» Problem description: Copy out each line of the data below in which "bool" appears.

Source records

┏━━

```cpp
template <int C, bool CLAMP>
static int launch_k34(fs_ctx *ctx, const char *name, const char *name_bnd, double dt, double dx, fs_field *f_out, fs_field *gx_out, fs_field *gy_out,
                      const fs_field *fn, const fs_field *fc, const fs_field *gxc, const fs_field *gyc, const fs_field *v, int full, int jb, int je)
{
    using T = float;
    auto k = make_konst<T>(ctx, dt, dx, 1.0);
    const int dm = dm_dx(ctx, k);
    const size_t cells = (size_t)ctx->X * ctx->rows;
    const int N = ctx->X % 4 != 0 || C == 3 ? 2 : (cells >= ((size_t)1 << 23) || cells < ((size_t)1 << 21) ? 2 : 4);
    const int RT = N == 4 ? 2 : (cells >= ((size_t)1 << 23) ? 4 : (small_tiles(ctx) && !full && C == 3 ? 1 : 2)), geo = N == 2 ? LANES_PAIR_WIDE : LANES_QUAD;
    auto run = [=](const OvGrid &og, auto NN, auto R, auto PL) {
        constexpr int nn = decltype(NN)::value, r = decltype(R)::value;
        constexpr bool plain = decltype(PL)::value;
        return with_dm_dx<T>(dm, [&](auto DM) {
            klaunch(k_cip_grad_advect_n<C, nn, r, DM, plain, CLAMP, T>, og, ctx->stream, k, jb, je, (T *)f_out->d, (T *)gx_out->d, (T *)gy_out->d, (const T *)fn->d,
                    (const T *)fc->d, (const T *)gxc->d, (const T *)gyc->d, v ? (const T *)v->d : (const T *)nullptr, f_out->hot, (const uint8_t *)ctx->d_bcmap, full);
        });
    };
    auto any = [=](const OvGrid &og, auto PL) {
        return N == 4 ? run(og, Int<4>{}, Int<2>{}, PL) : (RT == 4 ? run(og, Int<2>{}, Int<4>{}, PL) : run(og, Int<2>{}, Int<2>{}, PL));
// ... 249 lines not shown
int fs_cip_step(fs_ctx *ctx, double dt, double dx, double re, fs_field *v_out, fs_field *gx_out, fs_field *gy_out, fs_field *fn,
                const fs_field *fc, const fs_field *pc, const fs_field *gxc, const fs_field *gyc, int full, int row_begin, int row_end)
{
    FS_REQUIRE(ctx, "ctx is null");
    FS_FIELD(v_out, 2); FS_FIELD(gx_out, 2); FS_FIELD(gy_out, 2); FS_FIELD(fn, 2); FS_FIELD(fc, 2); FS_FIELD(pc, 1); FS_FIELD(gxc, 2); FS_FIELD(gyc, 2);
    FS_REQUIRE(v_out != fn && v_out != fc && gx_out != gxc && gy_out != gyc && fn != fc, "outputs must not alias inputs");
    FS_REQUIRE(ctx->use_pairs, "the fused gradient+advection pass needs an even X (use the two-kernel form)");
    FS_ROWS();
    if (ctx->dtype != 0) { set_error("the fused gradient+advection pass exists for f32 (f64: the two-kernel form)"); return FS_ERR_UNSUPPORTED; }
    using T = float;
    constexpr int RT = 4;
    const bool slab = ctx->halo != 0;
    if (cip_step_multi_part(ctx) && !full && cip_step_rows(ctx, row_begin, row_end)) {
        auto k = make_konst<T>(ctx, dt, dx, re);
        const int dm = dm_all(ctx, k);
        const TileLaunch step_tiles = tiles(XCD_ADVECT, LANES_PAIR).waves(1);
        auto tiles_of = [=](const OvGrid &og, auto kern) {
            klaunch(kern, og.with_threads(128), ctx->stream, k, row_begin, row_end, (T *)v_out->d, (T *)gx_out->d, (T *)gy_out->d, (T *)fn->d, (const T *)fc->d, (const T *)pc->d,
                    (const T *)gxc->d, (const T *)gyc->d, v_out->hot, fn->hot);
        };
        if (ctx->fuse_k2 >= 2) {
            if (small_tiles(ctx)) {
                const OvGrid oga = ov_grid(ctx, row_begin, row_end, step_tiles.rows(2).hints_within(2));
                if (oga.g.tiles) return launch(ctx, "cip_step", [=] { return with_dm_all<T>(dm, [&](auto DM) { tiles_of(oga, k_cip_step_all<2, DM>); }); });
            }
            const OvGrid oga = ov_grid(ctx, row_begin, row_end, step_tiles.rows(RT).hints_within(2));
            if (oga.g.tiles) return launch(ctx, "cip_step", [=] { return with_dm_all<T>(dm, [&](auto DM) { tiles_of(oga, k_cip_step_all<RT, DM>); }); });
        }
        const OvGrid ogp = ov_grid(ctx, row_begin, row_end, step_tiles.rows(RT).plain_within(2).classes_on_slabs(slab));
        const OvGrid ogb = ov_grid(ctx, row_begin, row_end, step_tiles.rows(RT).boundary_within(2).classes_on_slabs(slab));
        if (ogp.g.tiles && ogb.g.tiles) {
// ... 126 lines not shown
```

Measured before the change: 1931 steps/s.

## Add per-tile live-lane ranges to skip wall-only lanes in boundary tiles

The host tile-list builder now computes, for each non-plain tile, the contiguous range of wave lanes whose column neighbourhood (within a reach) contains any non-wall cell. It stores these lo/hi words after the tile list on the device. The RB-SOR pair kernel and the CIP step kernels read the word through band_coords and use a new lane map that clamps addresses and clears ownership outside the live range. This is meant to cut loads and stores in solid-obstacle regions of boundary tiles. The cost is a host-side copy of the mask, extra list-building work, and one more global load per tile; correctness depends on the reach values chosen.

Result: faster. 1956 steps/s, median of 6 (+1.3%).

```diff
diff --git a/2d-fluid-simulator_amd/csrc/fs_core.hip b/2d-fluid-simulator_amd/csrc/fs_core.hip
--- a/2d-fluid-simulator_amd/csrc/fs_core.hip
+++ b/2d-fluid-simulator_amd/csrc/fs_core.hip
@@ -126,13 +126,17 @@
     auto it = c->tile_lists.find(key);
     if (it != c->tile_lists.end()) return it->second.d ? &it->second : nullptr;
     if (c->capturing || c->tape_rec || c->tile_lists.size() >= 512) { ++c->tile_list_misses; return nullptr; }
-    const TileWords h = build_tile_list(spec, c->act.of(spec.lanes).data(), c->X, c->rows);
+    LiveMask lm;
+    lm.mask_xy = c->h_mask.empty() ? nullptr : c->h_mask.data(); lm.Y = c->Y; lm.g0 = c->y0 - c->halo;
+    const TileWords h = build_tile_list(spec, c->act.of(spec.lanes).data(), c->X, c->rows, lm);
     fs_ctx::TileList tl;
     if (h.needed) {
-        if (hipMalloc(&tl.d, h.words.size() * sizeof(uint32_t)) == hipSuccess &&
-            hipMemcpyAsync(tl.d, h.words.data(), h.words.size() * sizeof(uint32_t), hipMemcpyHostToDevice, c->stream) == hipSuccess &&
+        const size_t bytes = h.words.size() * sizeof(uint32_t);
+        if (hipMalloc(&tl.d, 2 * bytes) == hipSuccess &&
+            hipMemcpyAsync(tl.d, h.words.data(), bytes, hipMemcpyHostToDevice, c->stream) == hipSuccess &&
+            hipMemcpyAsync(tl.d + h.words.size(), h.live.data(), bytes, hipMemcpyHostToDevice, c->stream) == hipSuccess &&
             hipStreamSynchronize(c->stream) == hipSuccess)
-            { tl.per_xcd = h.per_xcd; tl.count = h.count; }
+            { tl.per_xcd = h.per_xcd; tl.count = h.count; tl.masked_lanes = h.masked_lanes; tl.dead_lanes = h.dead_lanes; }
         else { if (tl.d) hipFree(tl.d); tl.d = nullptr; }
     }
     auto &slot = c->tile_lists[key] = tl;
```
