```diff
@@ -907,7 +1044,7 @@
     const int n_cand = sh_ncand;
 
     Acc64<METRIC> A;
-    rescore_rows_par<METRIC, KP, 1024>(master, q64, dim, sh_pos, n_cand, rs, A, q_first);
+    rescore_rows_single<METRIC>(master, q64, dim, sh_pos, n_cand, rs, A, q_first);
 
     if (wave == 0) {
         const bool valid = lane < n_cand;
@@ -930,7 +1067,7 @@
 {
     constexpr int NW = 16;
     __shared__ Cand32 sh_lists[NW * WAVE];
-    __shared__ RescoreLds<METRIC> rs;
+    __shared__ RescoreLds1<METRIC> rs;
     __shared__ uint32_t sh_pos[KMULTI_PARTS * KP];
     __shared__ float sh_key[KMULTI_PARTS * KP];
     __shared__ double sh_score[KMULTI_PARTS * KP];
@@ -965,7 +1102,7 @@
     }
     for (int p = 0; p < n_parts; ++p) {
         Acc64<METRIC> A;
-        rescore_rows_par<METRIC, KP, 1024>(master, q64, dim, sh_pos + p * KP, sh_ncand[p], rs, A, q_first);
+        rescore_rows_single<METRIC>(master, q64, dim, sh_pos + p * KP, sh_ncand[p], rs, A, q_first);
         if (wave == 0) sh_score[p * KP + lane] = lane < sh_ncand[p] ? A.score() : 0.0;
         __syncthreads();
     }
```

┗━━

» Result for this task:
template <int C, bool CLAMP>
        constexpr bool plain = decltype(PL)::value;
    const bool slab = ctx->halo != 0;
         const bool valid = lane < n_cand;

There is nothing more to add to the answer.